= Dominique Aubier =

French author

Dominique Aubier, née Marie-Louise Labiste, (7 May 1922 – 2 December 2014) was a French author.

== Life ==
Born in Cuers, France, she studied in Nizza and served in the French Resistance in 1944. Aubier lived in Spain for 30 years before returning to France.

== Career ==
Aubier wrote forty books over a fifty-year span, including six novels and two books about Spanish bullfighting, Fiesta in Sevilla and Fiesta in Pamplona. Many of her books had esoteric themes, including a book about Indian Cinema and its symbolism, and several controversial books about Miguel de Cervantes's Don Quixote alleged cabalistic encoding. Dismissed by Cervantes scholars, Jean Canavaggio (emeritus Professor of Spanish Literature at the University of Paris X-Nanterre, Goncourt Price of the biography for his book "Cervantès"), one of the greatest experts on Cervantes, considered it a hoax.

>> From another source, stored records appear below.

# talmolab/sleap-nn

Hardware: AMD Instinct MI355X
Metric: frames/sec bottom-up UNet 1024x1024 inference (higher is better)
Workload: dtype f32

## Files before the change

sleap_nn_amd/csrc/model.hip:

```cpp
#include <algorithm>
#include <atomic>
#include <cmath>
#include <cstring>
#include <mutex>
#include <type_traits>
#include <vector>

#include "model_internal.h"
#include "train_kernels.h"

namespace ph {

static thread_local std::string g_err;

void set_error(const char* fmt, ...) {
  char buf[1024];
  va_list ap;
  va_start(ap, fmt);
  vsnprintf(buf, sizeof(buf), fmt, ap);
  va_end(ap);
  g_err = buf;
}

}
// ... 353 lines not shown
        if (!widx_ok(d.weight) || !widx_ok(d.bias)) return fail("weight index out of range", i);
        if (weight_numel[d.bias] != d.cout) return fail("bias size mismatch", i);
        if (d.kind == PH_OP_CONVT && d.ksize != 3) return fail("transposed conv: only kernel 3 (stride 2, padding 1, output padding 1)", i);
        if (d.ksize != 3) {
          if (!(d.ksize & 1) || d.ksize < 1 || d.ksize > 9) return fail("kernel_size must be odd and <= 9", i);
          if (weight_numel[d.weight] != (int64_t)(d.cin0 + d.cin1) * d.cout * d.ksize * d.ksize) return fail("weight size mismatch", i);
          const int coutp_k = pad16(d.cout);
          op.bn_g = gemm_choose_bn(coutp_k);
          auto pack_k = [&](const auto* w, auto& out) { pack_gemm(w, d.cout, d.cin0, d.cin1, d.ksize * d.ksize, op.bn_g, out); };
          ok = pack_upload(m, pack_k, weights[d.weight], index_array(d.weight), &op.w_gemm_dev) == PH_OK &&
               pack_upload(m, pad_vec((size_t)((coutp_k + op.bn_g - 1) / op.bn_g) * op.bn_g, d.cout), weights[d.bias], index_array(d.bias), &op.b_gemm_dev) == PH_OK;
          if (ok && d.kind == PH_OP_CONV) {
            const int cin_total = d.cin0 + d.cin1;
            const int parts[2] = {d.cin0, d.cin1}, offs[2] = {0, d.cin0};
            int max_bn = 32;
            const std::vector<double> iwk = index_array(d.weight);
            for (int part = 0; part < 2 && ok; ++part) {
              if (parts[part] <= 0) continue;
              op.bn_dk[part] = gemm_choose_bn(pad16(parts[part]));
              max_bn = std::max(max_bn, op.bn_dk[part]);
              auto pack_dk = [&](const auto* w, auto& out) {
                std::remove_reference_t<decltype(out)> dw;
                dgrad_weight(w, d.cout, cin_total, offs[part], parts[part], dw, d.ksize);
                pack_gemm(dw.data(), parts[part], d.cout, 0, d.ksize * d.ksize, op.bn_dk[part], out);
              };
              ok = pack_upload(m, pack_dk, weights[d.weight], iwk, &op.wdk_gemm_dev[part]) == PH_OK;
            }
            if (ok) {
              std::vector<float> zb((size_t)pad16(std::max(d.cin0, d.cin1)) + 2 * max_bn, 0.f);
              ok = upload(m, zb, &op.zero_bias_dev) == PH_OK;
            }
          }
          break;
        }
        if (d.kind == PH_OP_CONVT && d.cin1 != 0) return fail("transposed conv takes one source", i);
        if (weight_numel[d.weight] != (int64_t)(d.cin0 + d.cin1) * d.cout * 9) return fail("weight size mismatch", i);
        const int coutp = pad16(d.cout);
        op.bn = choose_bn(coutp);
        const bool tr = d.kind == PH_OP_CONVT;
        const std::vector<double> iw = index_array(d.weight), ib = index_array(d.bias);
        auto pack_reg = [&](const auto* w, auto& out) { pack_conv(w, tr, d.cin0, d.cin1, d.cout, op.bn, out); };
        auto pack_dma = [&](const auto* w, auto& out) {
          std::remove_reference_t<decltype(out)> tmp;
          pack_conv(w, tr, d.cin0, d.cin1, d.cout, op.bn, tmp);
          repack_dma(tmp, op.bn, out);
        };
        ok = pack_upload(m, pack_reg, weights[d.weight], iw, &op.w_dev) == PH_OK && pack_upload(m, pack_dma, weights[d.weight], iw, &op.w_dma_dev) == PH_OK &&
             pack_upload(m, pad_vec((size_t)((coutp + op.bn - 1) / op.bn) * op.bn, d.cout), weights[d.bias], ib, &op.b_dev) == PH_OK;
        auto derive_wino = [&](const float* src, int cin_a, int cin_b, int cout_, int bn, float** dst) {
          if (bn != 64 && bn != 32) return true;
          const int panels = ((pad16(cout_) + bn - 1) / bn) * (pad16(cin_a) / 16 + (cin_b > 0 ? pad16(cin_b) / 16 : 0));
          float* w = nullptr;
          if (hipMalloc(&w, (size_t)wino_pack_floats(panels, bn) * sizeof(float)) != hipSuccess) return false;
          m->allocs.push_back(w);
          if (launch_wino_pack(src, w, panels, bn, nullptr) != PH_OK) return false;
          add_derived(m, DERIVED_WINO, src, w, panels, bn);
          *dst = w;
          return true;
        };
        if (ok && !tr) ok = derive_wino(op.w_dev, d.cin0, d.cin1, d.cout, op.bn, &op.w_wino_dev);
        auto derive_wino2 = [&](const float* src, int cin_a, int cin_b, int cout_, int bn, float** dst) {
          if (bn != 64) return true;
          const int panels = ((pad16(cout_) + 63) / 64) * (pad16(cin_a) / 16 + (cin_b > 0 ? pad16(cin_b) / 16 : 0));
          float* w = nullptr;
          if (hipMalloc(&w, (size_t)wino2d_pack_floats(panels, 64) * sizeof(float)) != hipSuccess) return false;
          m->allocs.push_back(w);
          if (launch_wino2d_pack(src, w, panels, 64, nullptr) != PH_OK) return false;
          add_derived(m, DERIVED_WINO2D, src, w, panels, 64);
          *dst = w;
          return true;
        };
        if (ok && !tr) ok = derive_wino2(op.w_dev, d.cin0, d.cin1, d.cout, op.bn, &op.w_wino2_dev);
        if (ok && !tr && op.bn == 32 && coutp == 32 && pad16(d.cin0) + (d.cin1 > 0 ? pad16(d.cin1) : 0) >= 64) {
          auto pack_64 = [&](const auto* w, auto& out) { pack_conv(w, false, d.cin0, d.cin1, d.cout, 64, out); };
          ok = pack_upload(m, pack_64, weights[d.weight], iw, &op.w_n64_dev) == PH_OK && pack_upload(m, pad_vec(64, d.cout), weights[d.bias], ib, &op.b_n64_dev) == PH_OK &&
               derive_wino2(op.w_n64_dev, d.cin0, d.cin1, d.cout, 64, &op.w_wino2_dev);
        }
        auto derive_wino4 = [&](const float* src, int cin_a, int cin_b, int cout_, int bn, float** dst) {
          if (bn != 64 || pad16(cin_a) + (cin_b > 0 ? pad16(cin_b) : 0) < 64) return true;
          const int ntiles = (pad16(cout_) + 63) / 64, nchunks = pad16(cin_a) / 16 + (cin_b > 0 ? pad16(cin_b) / 16 : 0);
          float* w = nullptr;
          if (hipMalloc(&w, (size_t)wino4_pack_floats(ntiles, nchunks) * sizeof(float)) != hipSuccess) return false;
          m->allocs.push_back(w);
          if (launch_wino4_pack(src, w, ntiles, nchunks, nullptr) != PH_OK) return false;
          add_derived(m, DERIVED_WINO4, src, w, ntiles, nchunks);
          *dst = w;
          return true;
        };
        if (ok && !tr) ok = derive_wino4(op.w_dev, d.cin0, d.cin1, d.cout, op.bn, &op.w_wino4_dev);
        if (ok && !tr && op.w_n64_dev) ok = derive_wino4(op.w_n64_dev, d.cin0, d.cin1, d.cout, 64, &op.w_wino4_dev);
        auto derive_w16 = [&](const float* src, int cin_, int cout_, int bn, float** dst, int cin_b = 0) {
          const int cip = pad16(cin_), cibp = cin_b > 0 ? pad16(cin_b) : 0, cop = pad16(cout_);
          if (bn != 32 || !w16_shape_ok(cip, cibp, cop)) return true;
          const int chunks = (cip + cibp) / 16, nbs = cop / 16;
          float* w = nullptr;
          if (hipMalloc(&w, (size_t)w16_pack_floats(chunks, nbs) * sizeof(float)) != hipSuccess) return false;
          m->allocs.push_back(w);
          if (launch_w16_pack(src, w, chunks, nbs, nullptr) != PH_OK) return false;
          add_derived(m, DERIVED_W16, src, w, chunks, nbs);
          *dst = w;
          return true;
        };
        if (ok && !tr) ok = derive_w16(op.w_dev, d.cin0, d.cout, op.bn, &op.w_w16_dev, d.cin1);
        if (ok && !tr) {
          const int nblocks = coutp / 16, chunks16 = pad16(d.cin0) / 16 + (d.cin1 > 0 ? pad16(d.cin1) / 16 : 0);
          float* w = nullptr;
          ok = hipMalloc(&w, (size_t)sm_pack_floats(nblocks, chunks16) * sizeof(float)) == hipSuccess;
          if (ok) {
            m->allocs.push_back(w);
            ok = launch_sm_pack(op.w_dev, w, nblocks, chunks16, op.bn, nullptr) == PH_OK;
            add_derived(m, DERIVED_SMALLMAP, op.w_dev, w, nblocks, chunks16).n_tiles = op.bn;
            op.w_sm_dev = w;
          }
        }
        if (ok && !tr) {
          op.bn_g = gemm_choose_bn(coutp);
          auto pack_g = [&](const auto* w, auto& out) { pack_gemm(w, d.cout, d.cin0, d.cin1, 9, op.bn_g, out); };
          ok = pack_upload(m, pack_g, weights[d.weight], iw, &op.w_gemm_dev) == PH_OK &&
               pack_upload(m, pad_vec((size_t)((coutp + op.bn_g - 1) / op.bn_g) * op.bn_g, d.cout), weights[d.bias], ib, &op.b_gemm_dev) == PH_OK;
        }
        const bool c16 = d.kind == PH_OP_CONV && d.cin1 == 0 && d.cin0 <= 16 && d.cout <= 16;
        if (ok && c16) {
          auto pack_16 = [&](const auto* w, auto& out) { pack_c16(w, d.cout, d.cin0, out); };
          auto pack_16d = [&](const auto* w, auto& out) {
            std::remove_reference_t<decltype(out)> dw;
            dgrad_weight(w, d.cout, d.cin0, 0, d.cin0, dw);
            pack_c16(dw.data(), d.cin0, d.cout, out);
          };
          ok = pack_upload(m, pack_16, weights[d.weight], iw, &op.w16_dev) == PH_OK && pack_upload(m, pack_16d, weights[d.weight], iw, &op.wd16_dev) == PH_OK;
        }
        if (ok && tr) {
          op.bn_t = gemm_choose_bn(coutp);
          const size_t npad_t = (size_t)((coutp + op.bn_t - 1) / op.bn_t) * op.bn_t;
          for (int ph = 0; ph < 4 && ok; ++ph) {
            const int py = ph >> 1, px = ph & 1, nt = (1 + py) * (1 + px);
            auto pack_p = [&](const auto* w, auto& out) {
              std::remove_reference_t<decltype(out)> wp((size_t)d.cout * d.cin0 * nt);
              for (int t = 0; t < nt; ++t) {
                const int ty = px ? t >> 1 : t, tx = px ? t & 1 : 0;
                const int ky = py ? 2 * ty : 1, kx = px ? 2 * tx : 1;
                for (int co = 0; co < d.cout; ++co)
                  for (int ci = 0; ci < d.cin0; ++ci) wp[((size_t)co * d.cin0 + ci) * nt + t] = w[(((size_t)ci * d.cout + co) * 3 + ky) * 3 + kx];
              }
              pack_gemm(wp.data(), d.cout, d.cin0, 0, nt, op.bn_t, out);
            };
            ok = pack_upload(m, pack_p, weights[d.weight], iw, &op.wt_phase_dev[ph]) == PH_OK;
          }
          if (ok) ok = pack_upload(m, pad_vec(npad_t, d.cout), weights[d.bias], ib, &op.bt_dev) == PH_OK;
          if (ok && d.weight2 >= 0) {
            if (!widx_ok(d.weight2) || !widx_ok(d.bias2) || weight_numel[d.weight2] != d.cout || weight_numel[d.bias2] != d.cout) return fail("transposed conv: scale / shift must be (cout)", i);
            ok = pack_upload(m, pad_vec(npad_t, d.cout), weights[d.weight2], index_array(d.weight2), &op.wt_scale_dev) == PH_OK &&
                 pack_upload(m, pad_vec(npad_t, d.cout), weights[d.bias2], index_array(d.bias2), &op.wt_shift_dev) == PH_OK;
          }
          if (ok) {
            const int cinp = pad16(d.cin0);
            op.bn_td = gemm_choose_bn(cinp);
            auto pack_dg = [&](const auto* w, auto& out) { pack_gemm(w, d.cin0, d.cout, 0, 9, op.bn_td, out); };
            std::vector<float> zb((size_t)cinp + 128, 0.f);
            ok = pack_upload(m, pack_dg, weights[d.weight], iw, &op.wt_dgrad_dev) == PH_OK && upload(m, zb, &op.zero_bias_dev) == PH_OK;
          }
        }
        if (ok && d.kind == PH_OP_CONV) {
          const int cin_total = d.cin0 + d.cin1;
          const int parts[2] = {d.cin0, d.cin1}, offs[2] = {0, d.cin0};
          int max_bn = 32;
          for (int part = 0; part < 2 && ok; ++part) {
            if (parts[part] <= 0) continue;
            op.bn_d[part] = choose_bn(pad16(parts[part]));
// ... 414 lines not shown
```
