@@ -713,12 +714,9 @@
         self.got = {}
         self.hist = []
         stats = {"instr": 0, "mfma": 0}
-        for t in range(R):
+        for ring, t in self.first_fill or [("K", t) for t in range(R)] + [("V", t) for t in range(R - 1)]:
             for i in range(NP):
-                self.vmq.append(("K", t % R, i, (0, t)))
-        for t in range(R - 1):
-            for i in range(NP):
-                self.vmq.append(("V", t % R, i, (0, t)))
+                self.vmq.append((ring, t % R, i, (0, t)))
         kptr, vptr = (0, R), (0, R - 1)
         for item in range(self.items):
             kptr, vptr = self.run_item(item, kptr, vptr, stats)
@@ -739,6 +737,9 @@
         pending_regs = set()
         sc = {}
         self.pending_tile = getattr(self, "pending_tile", {})
+        if self.first_fill is not None and item > 0:
+            while self.vmq:
+                self.land(self.vmq.pop(0))
         msver = [0, 0]
         o_done = {(rb, d): set() for rb in range(RB) for d in range(DB)}
         l_done = {rb: set() for rb in range(RB)}
@@ -804,10 +805,11 @@
                         (self.kslot if key[0] == "K" else self.vslot)[key[1]] = tile
                         del self.pending_tile[key]
             elif op == "item_begin":
-                for t in range(R):
+                counted = self.first_fill is not None and item == 0
+                for t in range(2 if counted else R):
                     if self.kslot[t] != (item, t):
                         self.fail(f"item {item}: K slot {t} holds {self.kslot[t]} at item begin")
-                for t in range(R - 1):
+                for t in range(0 if counted else R - 1):
                     if self.vslot[t] != (item, t):
                         self.fail(f"item {item}: V slot {t} holds {self.vslot[t]} at item begin")
             elif op == "j0":
diff --git a/gta_amd/csrc/gen_item64.py b/gta_amd/csrc/gen_item64.py
--- a/gta_amd/csrc/gen_item64.py
+++ b/gta_amd/csrc/gen_item64.py
@@ -5,7 +5,7 @@
 
 import gen_attn64 as G
 from isa_model import (LANES, Asm, CheckError, Ins, Wave, as_u32, assemble_check, auto_waits, bf16_rne, bf16_to_f32, check_wait_states, clobber_list,
-                       regs, rtext, u2f, write_macro)
+                       regs, rtext, u2f, wait, write_macro)
 
 KS, DB, RB, R = 6, 3, 2, 4
 IMG = 64 * 12 * 16
@@ -22,6 +22,9 @@
 QT_BYTES = 1024
 LN2_BITS, QN_BITS = 0x3f317218, 0x3f808659
 assert LDS_BYTES <= 160 * 1024 and OFF_ITEMS % 16 == 0
+PIECES = IMG // 4096
+FILL_PIECES = (2 * R - 1) * PIECES
+HEAD_VM = (2 * R - 1 - 3) * PIECES
 
 D_Q, D_O, D_CS, D_LSE, D_IMG, D_KN, D_AQ, D_V = 0, 2, 4, 6, 8, 10, 12, 13
 D_WORDS = 14
@@ -76,7 +79,7 @@
 LOOP_OPERANDS = {"%[kptr]": rtext(S_KPTR), "%[vptr]": rtext(S_VPTR), "%[nxt_k]": rtext(S_NXK), "%[nxt_v]": rtext(S_NXV),
                  "%[woff]": S_WOFF, "%[lane16]": V_LANE16, "%[qn0]": V_QN[0], "%[qn1]": V_QN[1], "%[kn]": V_KN,
                  "%[lr0]": V_LR[0], "%[lr1]": V_LR[1], "%[mr0]": V_MR[0], "%[mr1]": V_MR[1]}
-OPERANDS = ("tabl", "nit", "wave", "qrb", "orb", "qtb_lo", "qtb_hi", "prof_lo", "prof_hi", "n", "tailj", "Tk")
+OPERANDS = ("tabl", "nit", "wave", "qrb", "orb", "qtb_lo", "qtb_hi", "prof_lo", "prof_hi", "n", "tailj", "Tk", "first")
 
 
 def cur(d, k=2):
@@ -165,6 +168,10 @@
         self.read_desc(a, 0)
         self.request(a)
         self.cs_dma(a)
+        a.s_cmp("eq", "u32", "%[first]", 0)
+        a.branch("s_cbranch_scc1", "L_ring_kept_%=")
+        self.first_fill(a)
+        a.label("L_ring_kept_%=")
         self.advance_desc(a)
         a.v_mbcnt_lane(lane)
         a.v_and_b32(l31, 31, lane)
@@ -192,7 +199,31 @@
         a.waitcnt(lgkm=0)
         self.read_desc(a, 1)
         self.stamp_row(a, S_PREV)
+        a.s_cmp("eq", "u32", "%[first]", 0)
+        a.branch("s_cbranch_scc1", "L_chunk_next_%=")
+        a.waitcnt(vm=FILL_PIECES)
+        self.stamp(a, "first")
+        self.phase(a, 0)
+        a.branch("s_branch", "L_item_body_%=")
+        a.nop(1)
+        a.label("L_chunk_next_%=")
         a.waitcnt(vm=0)
+
+    def first_fill(self, a):
+        ptr = S_B[0]
+        a.s_add_u32(ptr[0], nxt(D_IMG)[0], S_WOFF)
+        a.s_addc_u32(ptr[1], nxt(D_IMG)[1], 0)
+        for i in range(2 * R - 1):
+            t, is_v = i >> 1, i & 1
+            dst = (OFF_V if is_v else OFF_K) + t * IMG
+            a.add(f"s_add_u32 m0, {S_WOFF}, {dst}", "salu", [S_WOFF], ["m0", "scc"], ("s_add_m0", S_WOFF, dst))
+            a.nop(1)
+            for p in range(IMG // 4096):
+                a.add(f"global_load_lds_dwordx4 {V_LANE16}, {rtext(ptr)}" + (f" offset:{1024 * p}" if p else ""), "dma",
+                      ["m0", V_LANE16] + ptr, [], ("global_load_lds", V_LANE16, ptr, 1024 * p))
+            if i < 2 * R - 2:
+                a.s_add_u32(ptr[0], ptr[0], IMG)
+                a.s_addc_u32(ptr[1], ptr[1], 0)
 
     def read_desc(self, a, entry):
         t = TMPX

==Films about Dominique Aubier==
- After the Storm.Directed by Joële van Effenterre English subtitle. The meaning of a cataclysm.90 mn, 35 mm, production Mallia - film/ Les Documents Cinématographique/ Centre National du Cinéma. vidéo.
- The Secret of Don Quijote. El Secreto de Don Quijote. English subtitle. Spain. 2005. 52 min. Colour. Documental. DV CAM. Direction, Photography and Editing: Raúl Fernández Rincón. Production: LUCA FILMS S.L. / Producer: Raúl Fernández and Alberto Martínez.